The Problem with Data Cleaning
If you've ever worked with real-world data, you know this pain:
import pandas as pd
# Load messy data
df = pd.read_csv("messy_data.csv")
# Manually clean everything
df = df.drop_duplicates() # Remove duplicates
df["age"] = df["age"].fillna(df["age"].mean()) # Fill missing ages
df["age"] = pd.to_numeric(df["age"], errors="coerce") # Convert to numeric
df["email"] = df["email"].str.strip().str.lower() # Clean emails
# ... 50 more lines of cleaning code
# Did I handle outliers? What about type conversion errors?
# What columns did I actually change? No idea.
This approach has serious problems:
- Repetitive boilerplate: Every project starts with the same cleaning code
- No audit trail: What changed? Which rows were affected? Unknown.
- Fragile: One bad value crashes the entire pipeline
- Hard to maintain: Cleaning logic scattered across multiple files
- Not reusable: Can't save and apply the same rules to new data
After writing this code for the hundredth time at work, I decided enough was enough. I built autoclean-dataframe to solve it.
What I Wanted
A library that would:
- ✅ Let me define cleaning rules declaratively (config files)
- ✅ Handle all common operations (missing values, type conversion, outliers, duplicates)
- ✅ Give me a detailed report of what changed
- ✅ Be type-safe and fail gracefully
- ✅ Never modify the original DataFrame
Quick Start: The auto_clean() Function
For common scenarios, there's a one-liner:
from autoclean_dataframe import auto_clean
# Apply smart defaults
df_clean, report = auto_clean(df)
print(report)
This automatically:
- Removes duplicate rows
- Infers and converts types
- Detects outliers
- Handles empty rows/columns
And you get a detailed report of everything that changed.
Declarative Configuration
For more control, define cleaning rules explicitly:
from autoclean_dataframe import (
clean_dataframe,
DataCleanConfig,
GeneralCleanConfig,
ColumnConfig,
TypeConversionConfig,
MissingValueConfig,
)
config = DataCleanConfig(
general=GeneralCleanConfig(
remove_duplicates=True,
drop_fully_empty_rows=True,
),
columns={
"age": ColumnConfig(
column_name="age",
type_conversion=TypeConversionConfig(target_type="int"),
missing_values=MissingValueConfig(strategy="mean"),
),
"email": ColumnConfig(
column_name="email",
strip_whitespace=True,
to_lowercase=True,
),
}
)
df_clean, report = clean_dataframe(df, config)
Why declarative?
- Cleaning logic is separate from execution
- Easy to review and modify
- Can be version-controlled
- Reusable across datasets
Use YAML/JSON Configuration Files
Save configurations to files for easy reuse:
config.yaml:
general:
remove_duplicates: true
drop_fully_empty_rows: true
columns:
age:
column_name: age
type_conversion:
target_type: int
missing_values:
strategy: mean
email:
column_name: email
strip_whitespace: true
to_lowercase: true
In Python:
from autoclean_dataframe import load_config, clean_dataframe
config = load_config("config.yaml")
df_clean, report = clean_dataframe(df, config)

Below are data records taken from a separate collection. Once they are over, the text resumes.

// ... 56 lines not shown

    mi::eng::DevBuf user_pairs;
    int64_t n_user_pairs = -1;

    mi::eng::DevBuf keys0, keys1, vals0, vals1, hist, scan_tmp, bounds_part, bounds;
    mi::eng::DevBuf partial, sys_dev, dense_idx, flags, pairs_out, seg_start;
    mi::eng::DevBuf stage[6];
    mi::eng::DevBuf tscale;
    mi::eng::DevBuf knn_idx, knn_flags;
    mi::eng::DevBuf dbs[4];
    mi::eng::DevBuf seg[4];
    float vx_refused_voxel = 0.0f;
    int64_t vx_refused_n = 0;
    int vx_order = 0;
    mi::eng::DevBuf vx_tab;
    mi::eng::DevBuf vpay[6];
    double* sys_host = nullptr;
    float* f_host = nullptr;
    uint32_t* u_host = nullptr;
    void* od_host = nullptr;
    int od_levels = 0, od_lw[MI_ICP_ODOMETRY_MAX_LEVELS] = {}, od_lh[MI_ICP_ODOMETRY_MAX_LEVELS] = {};
    const float* od_img[MI_ICP_ODOMETRY_MAX_LEVELS][8] = {};

    mi::eng::DevBuf loop_dev, ticket;
    mi::DevLoop* loop_host = nullptr;
    bool loop_active = false;
    mi_icp_iteration_fn iter_fn = nullptr;
    void* iter_user = nullptr;
    mi::eng::DevBuf loop_hist;
    float* hist_host = nullptr;
    int iter_reported = 0;
    float loop_r2 = 0.0f;
    int loop_est = 0;

    ncclComm_t comm = nullptr;
    int nranks = 1, rank = 0;
    mi::MailBox* mail_host = nullptr;
    mi::MailBox* mail_dev = nullptr;
    size_t mail_bytes = 0;
    std::string mail_name;
    bool mail_linked = false;
    unsigned long long* inbox = nullptr;
    unsigned long long* inbox_peer[mi::kMailRanks] = {};
    mi::eng::DevBuf inbox_table;
    bool comm_broken = false;
    int xchg = 0;
    uint32_t tune_epoch = 0;
    mi::eng::DevBuf mail_state;

    mi_icp_ctx* aux = nullptr;

    mi::eng::DevBuf stamps;
    bool stamps_on = false;
    bool profiling = false;
    static constexpr int kEvPairs = 16;
    hipEvent_t ev[4] = {nullptr, nullptr, nullptr, nullptr};
    hipEvent_t evp[2][kEvPairs][2] = {};
    int evp_n[2] = {0, 0};
    bool ev_pending_nn = false, ev_pending_red = false;
    double prof[8] = {0, 0, 0, 0, 0, 0, 0, 0};
};

namespace mi {
namespace eng {

inline float* lreg_of(const mi_icp_ctx* c) { return c->tblk.p ? (float*)c->tblk.p + mi::kLeafRegOffset : nullptr; }
// ... 72 lines not shown
        return MI_ICP_OK;
    }
    return ensure(c, stage, count, out);
}

template <class T>
int from_device(mi_icp_ctx* c, const T* dev, T* dst, size_t count, int mem_kind) {
    if (!dst || dst == dev || count == 0) return MI_ICP_OK;
    HIPCHK(c, hipMemcpyAsync(dst, dev, count * sizeof(T),
                             mem_kind == MI_ICP_DEVICE ? hipMemcpyDeviceToDevice
                                                       : hipMemcpyDeviceToHost,
                             c->stream));
    return MI_ICP_OK;
}

inline int drop_expiry(mi_icp_ctx* c) {
    c->skip_r2 = NAN;
    if (c->expiry_live && c->expiry.p) HIPCHK(c, hipMemsetAsync(c->expiry.p, 0xff, c->expiry.bytes, c->stream));
    c->expiry_live = false;
    return MI_ICP_OK;
}

inline uint32_t skip_live_shift(int64_t ns) {
    uint32_t shift = 0;
    while ((((ns + 63) / 64) >> (shift + 1)) >= 64) ++shift;
    return shift;
}
inline bool skip_pays(const mi_icp_ctx* c) {
    if (!c->loop_host || c->ns <= 0) return false;
    const int64_t samples = std::min<int64_t>(64, ((c->ns + 63) / 64) >> skip_live_shift(c->ns));
    int64_t held = 0;
    for (int64_t k = 0; k < samples; ++k) held += c->loop_host->live[k] ? 1 : 0;
    return samples > 0 && held * 4 >= samples;
}

inline int blocks_for(int64_t n, int per = 256) { return (int)std::max<int64_t>(1, (n + per - 1) / per); }

inline Xform make_xform(const Mat4& T) { return xform_from(T); }

inline Mat4 load_T(const float* T) {
    if (!T) return host::identity4();
    Mat4 m;
    std::memcpy(m.data(), T, sizeof(float) * 16);
    return m;
}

Now your cleaning logic is portable and shareable.
Comprehensive Cleaning Operations
Missing Value Imputation
MissingValueConfig(
strategy="mean", # mean, median, mode, constant, forward_fill, backward_fill, drop_row
constant_value=0, # For strategy="constant"

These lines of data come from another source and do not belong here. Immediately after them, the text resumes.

     unsigned int wg; int chunk, n_spp_chunk;
     enter_sample_chunk<TILE_W>(a, wg, chunk, n_spp_chunk);
     long long pixel;
     unsigned int quad, trips = 0;
     const bool valid = lane_pixel<TILE_W>(a, pixel, quad, wg);
+#ifdef PTMI_UNIFORM_LOOP
+    unsigned int live = 0;
+    const int limit = a.bounce_limit, n_spp = n_spp_chunk;
+    V3 acc = mk(0.0f, 0.0f, 0.0f);
+    Sfc32 seed; seed.a = seed.b = seed.c = seed.counter = 0u;
+    float *mine = &pixel_const[0][threadIdx.x];
+    auto put = [&](int k, float v) { mine[k * kRenderBlock] = v; };
+    auto get = [&](int k) { return mine[k * kRenderBlock]; };
+    V3 pos = mk(0.0f, 0.0f, 0.0f), normal = mk(0.0f, 0.0f, 0.0f), d = mk(0.0f, 0.0f, 1.0f);
+    int idx0 = 0;
+    bool run = false;
+    if (valid) {
+        const int local_row = (int)(pixel / a.width);
+        const int col = (int)(pixel - (long long)local_row * a.width);
+        int64_t px = col, py = global_row(local_row, a.stripe_rows, a.n_parts, a.part);
+        if (a.screen_x) { px = a.screen_x[pixel]; py = a.screen_y[pixel]; }
+
+        const V3 origin = a.cam.pos;
+        const V3 primary = primary_direction(a.cam, px, py);
+
+        acc = mk(a.planes.r[pixel], a.planes.g[pixel], a.planes.b[pixel]);
+        seed.a = a.planes.sa[pixel]; seed.b = a.planes.sb[pixel];
+        seed.c = a.planes.sc[pixel]; seed.counter = a.planes.sctr[pixel];
+
+        if (limit <= 0) {
+            if (n_spp > 0) acc = mk(0.0f, 0.0f, 0.0f) + acc;
+        } else {
+            const HitSel h0 = PTMI_HIT(LDS_SCENE, S, ns, np, origin, primary);
+            if (!h0.just) {
+                if (n_spp > 0) acc = mk(0.0f, 0.0f, 0.0f) + acc;
+            } else {
+                PTMI_HIT_RECORD(S, ns, h0.idx, origin, primary, h0.t, pos, normal);
+                idx0 = h0.idx;
+                const float4 mb0 = M[2 * idx0 + 1];
+                V3 axis0; float hk0;
+                bounce_axis(mb0, normal, primary, axis0, hk0);
+                put(0, pos.x); put(1, pos.y); put(2, pos.z);
+                put(3, axis0.x); put(4, axis0.y); put(5, axis0.z); put(6, hk0);
+                put(7, acc.x); put(8, acc.y); put(9, acc.z);
+                d = primary;
+                run = true;
+            }
+        }
+    }
+    {
+        int s = -1, it = 0, idx = idx0;
+        V3 throughput = mk(1.0f, 1.0f, 1.0f), result = mk(0.0f, 0.0f, 0.0f);
+        bool pending = false, has_ray = false, over = run && n_spp > 0;
+        diag::PhaseProbe phase;
+        while (__any(pending || over)) {
+            if (pending || over) { ++trips; phase.trip(); }
+            phase.round_a(pending || over);
+#include "ptmi_inline_trip.inc"
+        }
+        if (run) {
+            acc = mk(get(7), get(8), get(9));
+            phase.flush(a.work_counter);
+        }
+    }
+    if (valid) {
+        a.planes.r[pixel] = acc.x; a.planes.g[pixel] = acc.y; a.planes.b[pixel] = acc.z;
+        a.planes.sa[pixel] = seed.a; a.planes.sb[pixel] = seed.b;
+        a.planes.sc[pixel] = seed.c; a.planes.sctr[pixel] = seed.counter;
+    }
+#else
     unsigned int live = 0;
     if (valid) {
         const int local_row = (int)(pixel / a.width);
@@ -60,53 +137,7 @@
                 while (pending || over) {
                     ++trips;
                     phase.trip(); phase.round_a(pending || over);
-                    float4 mb = M[2 * idx + 1];
-                    V3 axis = mk(0.0f, 0.0f, 0.0f); float hk = 0.0f;
-                    phase.check(pending);
-                    if (pending) {
-                        bounce_axis(mb, normal, d, axis, hk);
-                        const float4 ma = M[2 * idx];
-                        if (it + 1 >= limit || surely_frozen_after(ma, mb, axis, throughput)) {
-                            finish_frozen(ma, throughput, result, seed);
-                            ++live;
-                            phase.frozen();
-                            pending = false; over = true;
-                        }
-                    }
-                    phase.restart(over);
-                    if (over) {
-                        if (s >= 0) { put(7, result.x + get(7)); put(8, result.y + get(8)); put(9, result.z + get(9)); }
-                        ++s; it = 0;
-                        throughput = mk(1.0f, 1.0f, 1.0f); result = mk(0.0f, 0.0f, 0.0f);
-                        pos = mk(get(0), get(1), get(2)); idx = idx0;
-                        mb = M[2 * idx0 + 1];
-                        axis = mk(get(3), get(4), get(5)); hk = get(6);
-                        over = false; pending = s < n_spp;
-                    }
-                    phase.shade(pending);
-                    if (pending) {
-                        V3 next; float brdf;
-                        sincos3_probe(a.work_counter, hk, seed);
-                        next_about_axis(mb, axis, hk, seed, next, brdf);
-                        apply_bounce(M, idx, pos, next, brdf, pos, d, throughput, result);
-                        ++it; ++live;
-                        pending = false;
-                        if (it >= limit || near_zero(throughput)) over = true;
-                        else has_ray = true;
-                    }
-                    phase.end_a(); phase.round_c(has_ray);
-                    if (has_ray) {
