## Stage per-block candidate lists in shared memory for stage-2 search

For the MINW==2, LPQ==16 search variant, each block gathers the union of its queries' representative candidate lists into the reused s_pair LDS buffer, provided the total fits 1024 records and no list exceeds 256. Stage-2 nearest-neighbour scans and the epilogue's winner fetch then read from LDS instead of repeatedly loading global XQ records. This removes redundant global loads when several queries share a representative. The cost is an extra barrier, a wave-serial ballot loop to assign offsets, and a larger shared array. The path can be disabled with ICP_AMD_S2_SHARED=0.

```diff
diff --git a/icp_amd/csrc/icp_capi.hip b/icp_amd/csrc/icp_capi.hip
--- a/icp_amd/csrc/icp_capi.hip
+++ b/icp_amd/csrc/icp_capi.hip
@@ -238,6 +238,7 @@
     p.s2wave = icp_s2_wave_of (p);
     { const char *e = std::getenv ("ICP_AMD_XCDMAP"); p.xcdmap = e ? (e[0] == '1') : (B == 1u); }
     { const char *e = std::getenv ("ICP_AMD_WARM_SEED"); p.warm_seed = (e && e[0] == '1') ? 1u : 0u; }
+    { const char *e = std::getenv ("ICP_AMD_S2_SHARED"); if (e && e[0] == '0') p.warm_seed |= 2u; }
     p.gtile = 0u;
     if (nrx % 4u == 0u && nry % 4u == 0u && !std::getenv ("ICP_AMD_STRIP_GROUPS")) { uint32_t lg = 0; while ((4u << lg) < nrx) ++lg; p.gtile = lg + 1u; }
     if ((rc = dalloc (h, &p.GB, B * 2 * (p.n16 + p.n1k)))) return rc;
diff --git a/icp_amd/csrc/icp_search.h b/icp_amd/csrc/icp_search.h
--- a/icp_amd/csrc/icp_search.h
+++ b/icp_amd/csrc/icp_search.h
@@ -668,15 +668,56 @@
     jmin = ks_grp_min_u<KS_SPLIT> (best2 == dmin ? bj : 0xFFFFFFFFu);
 }
 
+#define KS_STAGE_RECS 1024u
+#define KS_STAGE_HEAD 256u
+static __device__ __forceinline__ void ks_stage2_staged (const float4 *rec, uint32_t loff, uint32_t o, uint32_t n, bool valid, float qx, float qy, float qz, float qr, float qg,
+                                                         float qb, float alpha, uint32_t ss, float &dmin, uint32_t &jmin)
+{
+    static_assert (KS_STAGE_HEAD == 2u * ICP_S2_UNCOND || ICP_S2_UNCOND == 0u, "a staged block's lists are those ks_stage2_lanes scans without chunk tests");
+    float best2 = __builtin_inff (); uint32_t bj = 0xFFFFFFFFu;
+    const float2v vq_xr = { qx, qr }, vq_yg = { qy, qg }, vq_zb = { qz, qb };
+    constexpr uint32_t KS_DEPTH = ICP_S2_DEPTH16;
+    const uint32_t nq = valid ? n : 0u;
+    uint32_t nl = (nq + 15u) / 16u;
+    nl = max (nl, (uint32_t) __builtin_amdgcn_update_dpp ((int) nl, (int) nl, 0x142, 0xA, 0xF, false));
+    nl = max (nl, (uint32_t) __builtin_amdgcn_update_dpp ((int) nl, (int) nl, 0x143, 0xC, 0xF, false));
+    const uint32_t ntrips = (uint32_t) __builtin_amdgcn_readlane ((int) nl, 63);
+    const uint32_t plast = max (nq, 1u) - 1u;
+    for (uint32_t tb = 0; tb < ntrips; tb += KS_DEPTH) {
+        const uint32_t nt = min (KS_DEPTH, ntrips - tb);
+        float4 g[KS_DEPTH], c[KS_DEPTH];
+#pragma unroll
+        for (uint32_t t = 0; t < KS_DEPTH; ++t) {
+            if (t >= nt) break;
+            const uint32_t k = loff + min (ss + (tb + t) * 16u, plast);
+            g[t] = rec[k]; c[t] = rec[KS_STAGE_RECS + k];
+        }
+#pragma unroll
+        for (uint32_t t = 0; t < KS_DEPTH; ++t) {
+            if (t >= nt) break;
+            KS_CAND (g[t], c[t], tb + t);
+        }
+    }
+    if (bj != 0xFFFFFFFFu) bj = o + min (ss + bj * 16u, plast);
+    if (nq == 0u) { best2 = __builtin_inff (); bj = 0xFFFFFFFFu; }
+    dmin = ks_grp_min_f<16> (best2);
+    jmin = ks_grp_min_u<16> (best2 == dmin ? bj : 0xFFFFFFFFu);
+}
+
 template <bool FUSED, bool CHAIN, int MINW, int LPQ, bool OWNER, bool PRUNE, bool REJ>
 static __device__ __forceinline__ void ks_epilogue (const icp_params &p, float4 *s_qa, uint4 *s_qb, const float4 *s_qc, const uint32_t *s_slot, double (*s_mom)[64], float *s_w, const float4 *R4, const char *XQb,
                                                     uint32_t b, uint32_t m, uint32_t nr, uint32_t check_flags, uint32_t tid, uint32_t lane, uint32_t slice, uint32_t tile_id,
                                                     uint32_t qe, uint32_t ss, uint32_t i, bool valid, uint32_t o, uint32_t n, uint32_t rstar, float dr, float dmin, uint32_t jmin,
-                                                    float qx, float qy, float qz)
-{
+                                                    float qx, float qy, float qz, const float4 *lrec = nullptr, uint32_t loff = 0u)
+{
+    constexpr bool STAGED = MINW == 2 && LPQ == 16 && !OWNER;
     if (ss == 0u) {
         const bool empty = (n == 0u);
         s_qa[qe] = make_float4 (qx, qy, qz, empty ? dr : dmin);
+        if constexpr (STAGED) {
+            const uint32_t jw = (jmin == 0xFFFFFFFFu) ? o : jmin;
+            s_qb[qe] = make_uint4 (empty ? rstar : jw, rstar, (valid ? 1u : 0u) | (empty ? 2u : 0u) | ((lrec && !empty) ? (loff + (jw - o)) << 2 : 0u), i);
+        } else
         s_qb[qe] = make_uint4 (empty ? rstar : ((jmin == 0xFFFFFFFFu) ? o : jmin), rstar, (valid ? 1u : 0u) | (empty ? 2u : 0u), i);
     }
     __syncthreads ();
@@ -699,9 +740,19 @@
                 }
                 id = rsrc[(size_t) b * nr + qb.x]; f0 = nn.x; f1 = nn.y; f2 = nn.z;
             } else {
-                const char *rec = XQb + (qb.x << 5);
-                const float4 wg = *reinterpret_cast<const float4 *> (rec), wc = *reinterpret_cast<const float4 *> (rec + 16);
-                f0 = wg.x; f1 = wg.z; f2 = wc.x; id = __float_as_uint (wc.z);
+                auto from_global = [&] () {
+                    const char *rec = XQb + (qb.x << 5);
+                    const float4 wg = *reinterpret_cast<const float4 *> (rec), wc = *reinterpret_cast<const float4 *> (rec + 16);
+                    f0 = wg.x; f1 = wg.z; f2 = wc.x; id = __float_as_uint (wc.z);
+                };
+                if constexpr (STAGED) {
+                    if (lrec) {
+                        const uint32_t k = min (qb.z >> 2, KS_STAGE_RECS - 1u);
+                        const float4 wg = lrec[k], wc = lrec[KS_STAGE_RECS + k];
+                        f0 = wg.x; f1 = wg.z; f2 = wc.x; id = __float_as_uint (wc.z);
+                        asm volatile ("" : "+v"(f0), "+v"(f1), "+v"(f2), "+v"(id));
+                    } else from_global ();
+                } else from_global ();
             }
             w = p.weighted ? 100.f / (100.f + d) : 1.f;
             if constexpr (REJ) {
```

threshold=0.5, # Drop column if >50% missing
)
Type Conversion
TypeConversionConfig(
target_type="int", # int, float, str, bool, datetime, category
datetime_format="%Y-%m-%d",
strict=False, # Coerce errors to NaN instead of failing
infer_type=False, # Auto-detect type
)
Outlier Detection
OutlierConfig(
method="iqr", # IQR or Z-score
action="clip", # flag, remove, or clip
iqr_multiplier=1.5,
zscore_threshold=3.0,
)
PII Masking
PiiConfig(
pii_type="email", # email, phone, ssn, credit_card, custom
custom_pattern=r"\d{3}-\d{2}-\d{4}",
mask_char="*",
)
Example output:
- Email:
john@example.com→***@***.com - Phone:
555-123-4567→***-***-4567
Text Normalization
ColumnConfig(
column_name="name",
strip_whitespace=True,
to_lowercase=True,
)
Value Validation
ColumnConfig(
column_name="status",
allowed_values=["active", "inactive", "pending"],
)
Detailed Reporting
Every cleaning operation returns a comprehensive report:
df_clean, report = clean_dataframe(df, config)
# Human-readable summary
print(report)
# Export to JSON
report.to_json()
# Save to file
from autoclean_dataframe import save_report
save_report(report, "report.json")
save_report(report, "report.txt")
Example report:
======================================================================
DATA CLEANING REPORT
======================================================================
Timestamp: 2024-01-15T10:30:45.123456
OVERVIEW
----------------------------------------------------------------------
Rows before: 100
Rows after: 95
Rows removed: 5
Columns before: 10
Columns after: 10
Duplicate rows removed: 2
COLUMN CHANGES
----------------------------------------------------------------------
age:
- Missing values handled: 3
- Type conversions: 97
- Outliers detected: 2
- Outliers clipped: 2
email:
- Whitespace stripped: 5
- PII values masked: 100
======================================================================
Why this matters:
- Full audit trail for compliance
- Debug issues quickly
- Understand your data better
- Document your cleaning process
Design Principles
The library follows strict principles:
1. Immutable by Default
df_clean, report = clean_dataframe(df, config)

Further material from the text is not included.